Market Professionals, Insider Trading And Credit Default Swaps

The SEC brought another market crisis cases earlier this week, SEC v. Rorech, Civil Action No. 09 CV 4329 (S.D.N.Y. Filed May 5, 2009). This action is based on an insider trading claim against two market professionals for trading in credit default swaps. The trading was not for their personal accounts. Rather, it was for the benefit on one defendant’s employer.

The facts to the case, as detailed in the complaint, present a straight forward insider trading fact pattern. According to the complaint, Renato Negrin, a former portfolio manager at investment adviser Millennium Partners, L.P., and Jon-Paul Rorech, a salesman at Deutsche Bank Securities, Inc., engaged in insider trading regarding the credit default swaps of VNU N.V., a privately held Dutch media conglomerate, now known as the Nielsen Company. The company had been taken private by a group of private equity companies. The restructuring of the financing for that transaction included a bond offering which is the predicate for the case here.

According to the SEC, Mr. Rorech learned about the restructuring of the bond offering related to VNU through his employment at Deutsche Bank in July 2006. In a series of phone calls, some of which were recorded and some of which were made on cell phones, Mr. Rorech told Renato Negrin about the transaction. Mr. Negrin purchased CDSs covering the VNU bonds based on information about the restructuring when that information was non-public. At the time of these conversations, there was a limited supply of bonds covered by the CDSs. An increase in the supply of VNU bonds deliverable into the CDSs would result in more exposure and demand for the credit default swaps covering the default of the bonds. This would increase their market price, according to the complaint.

The complaint alleges that Defendant Negrin purchased about 20 million euros worth of VNU CDSs in two transactions on behalf of a hedge funds advised by Millennium. After the public announcement of the restructuring, the credit default swaps were sold for a profit of about $1.2 million.

For passing on the confidential information, the SEC claims that Mr.

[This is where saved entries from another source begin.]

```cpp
inline unsigned long long *counters_now(const rtk_accel *a) { return a->d_counters.get() + size_t(a->cnt.current) * kCounterAllocWords; }
inline unsigned long long *counters_other(const rtk_accel *a) { return a->d_counters.get() + size_t(a->cnt.current ^ 1) * kCounterAllocWords; }

int ensure_device(rtk_accel *a, hipStream_t s = nullptr);
dev::TreeView tree_view(const rtk_accel *a);
enum : unsigned { kKeepViewOrders = 1u, kKeepTrial = 2u };
inline void forget_orders(rtk_accel *a, unsigned keep = 0u) {
    a->fb.forget();
    a->cnt.forget();
    if (!(keep & kKeepViewOrders)) for (rtk_cost_feedback &f : a->fb_views) f.forget();
    for (rtk_cost_feedback &f : a->fb_regions) f.forget();
    if (!(keep & kKeepTrial)) a->trial.abandon();
}

int remake_occluders(rtk_accel *a, const std::vector<DevMaterial> &materials, const DevMaterial *d_materials, hipStream_t s);
int ensure_update_static(rtk_accel *a);
void dense_texture_slots(rtk_accel *a);
const std::vector<float> &host_vert_uv(rtk_accel *a);
int ensure_vert_uv_dev(rtk_accel *a);
int frame_geom(const rtk_accel *a, const rtk_render_params *p, FrameGeom &g);
rtk_view accel_camera(const rtk_accel *a);
void camera_args(const rtk_view &cam, const rtk_render_params *p, const FrameGeom &g, dev::RenderArgs &A);
int ensure_stream_ws(rtk_accel *a, size_t pixels, size_t nodes, size_t lights, bool need_sum, int lanes);
hipError_t zero_counters(rtk_accel *a, hipStream_t s);
void record_last(rtk_accel *a, hipStream_t s, bool stats, uint64_t primary);
int radiance_device_impl(rtk_accel *a, const rtk_ray *d_rays, const uint32_t *d_ids, size_t n, const rtk_radiance_params *p,
                         float *d_rgb, hipStream_t s, uint32_t *n_chunks_out);
void free_stream_ws(rtk_accel *a);
struct StreamSetup {
    dev::StreamArgs S;
    int deep_level, deep_mode, sort_from, slices;
    size_t factor, node_bytes, budget;
};
StreamSetup stream_args(const rtk_accel *a, const dev::RenderArgs &A, int diffuse_rays, bool forks);
int claim_stream_ws(rtk_accel *a, hipStream_t s);
int release_stream_ws(rtk_accel *a, hipStream_t s);
int fork_lanes(rtk_accel *a, int lanes, hipStream_t s);
int join_lanes(rtk_accel *a, int lanes, hipStream_t s);
dev::RenderArgs frame_args(const rtk_accel *a, const rtk_render_params *p, const FrameGeom &g, const rtk_view &cam, float *d_out);
int adaptive_device_impl(rtk_accel *a, const rtk_render_params *p, const rtk_adaptive_params *ap, const FrameGeom &g, float *d_rgb,
                         uint32_t *d_samples, float *d_noise, hipStream_t s);

}
```

simd-raytracer_amd/csrc/api_frame.hip:

```cpp
#include <cmath>
#include <cstdio>
#include <cstring>
#include <mutex>

#include "accel.hpp"
#include "stream_plan.hpp"

namespace rtk {

int frame_geom(const rtk_accel *a, const rtk_render_params *p, FrameGeom &g) {
    if (!a || !p) return fail(RTK_ERR_INVALID, "null accel or params");
    const int64_t w = p->width > 0 ? p->width : a->scene.width;
    const int64_t h = p->height > 0 ? p->height : a->scene.height;
    if (w <= 0 || h <= 0 || w > 65536 || h > 65536) return fail(RTK_ERR_INVALID, "image size must be in [1, 65536]");
    if (p->spp < 1) return fail(RTK_ERR_INVALID, "spp must be >= 1");
    if (p->max_ray_depth < 0 || p->max_ray_depth > kMaxRayDepth)
        return fail(RTK_ERR_INVALID, "max_ray_depth must be in [0, 16]");
    if (p->diffuse_rays < 0 || p->diffuse_rays > 32767) return fail(RTK_ERR_INVALID, "diffuse_rays must be in [0, 32767]");
    if (!valid_frame_mode(p->trace_mode)) return fail(RTK_ERR_INVALID, "unknown trace_mode");
    if (p->sample_begin < 0 || p->sample_count < 0 || p->sample_begin >= p->spp ||
        int64_t(p->sample_begin) + p->sample_count > p->spp)
        return fail(RTK_ERR_INVALID, "sample_begin / sample_count must select samples inside [0, spp)");
    if (p->sample_count == 0 && p->sample_begin != 0) return fail(RTK_ERR_INVALID, "sample_count == 0 means all samples: sample_begin must be 0");
    g.sample_begin = p->sample_begin;
// ... 125 lines not shown
        A.occl.nodes = a->geom.occl_nodes.get(); A.occl.leaves = a->geom.occl_leaves.get(); A.occl.leaves_fast = nullptr; A.occl.n_leaves = a->occl_n_leaves;
        A.occl.tris = a->geom.occl_tris.get(); A.occl.tri_ids = a->geom.occl_ids.get();
    }
    return A;
}

hipError_t fill_counters(rtk_accel *a, hipStream_t s) {
    a->counter_fills += 1;
    return hipMemsetAsync(counters_now(a), 0, kCounterAllocWords * sizeof(unsigned long long), s);
}

}

hipError_t zero_counters(rtk_accel *a, hipStream_t s) {
    a->cnt.forget();
    return fill_counters(a, s);
}

void record_last(rtk_accel *a, hipStream_t s, bool stats, uint64_t primary) {
    a->last_stream = s;
    a->last_stats = stats;
    a->last_primary = primary;
}

rtk_view accel_camera(const rtk_accel *a) {
    rtk_view v;
    std::memcpy(v.position, a->scene.cam_pos, sizeof(v.position));
    std::memcpy(v.matrix, a->scene.cam_mat, sizeof(v.matrix));
    return v;
}

void camera_args(const rtk_view &cam, const rtk_render_params *p, const FrameGeom &g, dev::RenderArgs &A) {
    std::memcpy(A.cam_pos, cam.position, sizeof(A.cam_pos));
    std::memcpy(A.cam_mat, cam.matrix, sizeof(A.cam_mat));
    A.width = g.width; A.height = g.height;
    A.aspect = static_cast<float>(g.width) / static_cast<float>(g.height);
    const float fov_radians = static_cast<float>(p->fov_degrees * (3.14159265358979323846 / 180.0));
    A.tan_half_fov = std::tan(fov_radians / 2.0f);
    A.spp = p->spp; A.seed = p->seed;
    A.width_f = static_cast<float>(g.width); A.height_f = static_cast<float>(g.height); A.spp_f = static_cast<float>(p->spp);
}
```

Rorech received a benefit because it solidified his client relationship with Mr. Negrin. He also received credit from his employer toward compensation for trades placed by his clients, including those of Mr. Negrin.

The SEC’s complaint alleges violations of Section 10b and Rule 10(b)-5. In this regard is specifies that: “The CDSs at issue in this matter qualify as security-based swap agreements under the Gramm-Leach-Bliley Act of 2002 and are therefore subject to the antifraud provisions set forth in Section 10(b) of the Exchange Act and the rules promulgated thereunder.” Under Section 206B of that Act, a security based swap agreement is one “of which a material term is based on the price, yield, value, or volatility of any security or any group of index or securities, or any interest therein.”

In its complaint, which is in litigation, the SEC seeks an injunction, disgorgement and civil penalties against Messrs. Rorech and Negrin. This is the Commission’s first insider trading case based on trading in credit default swaps.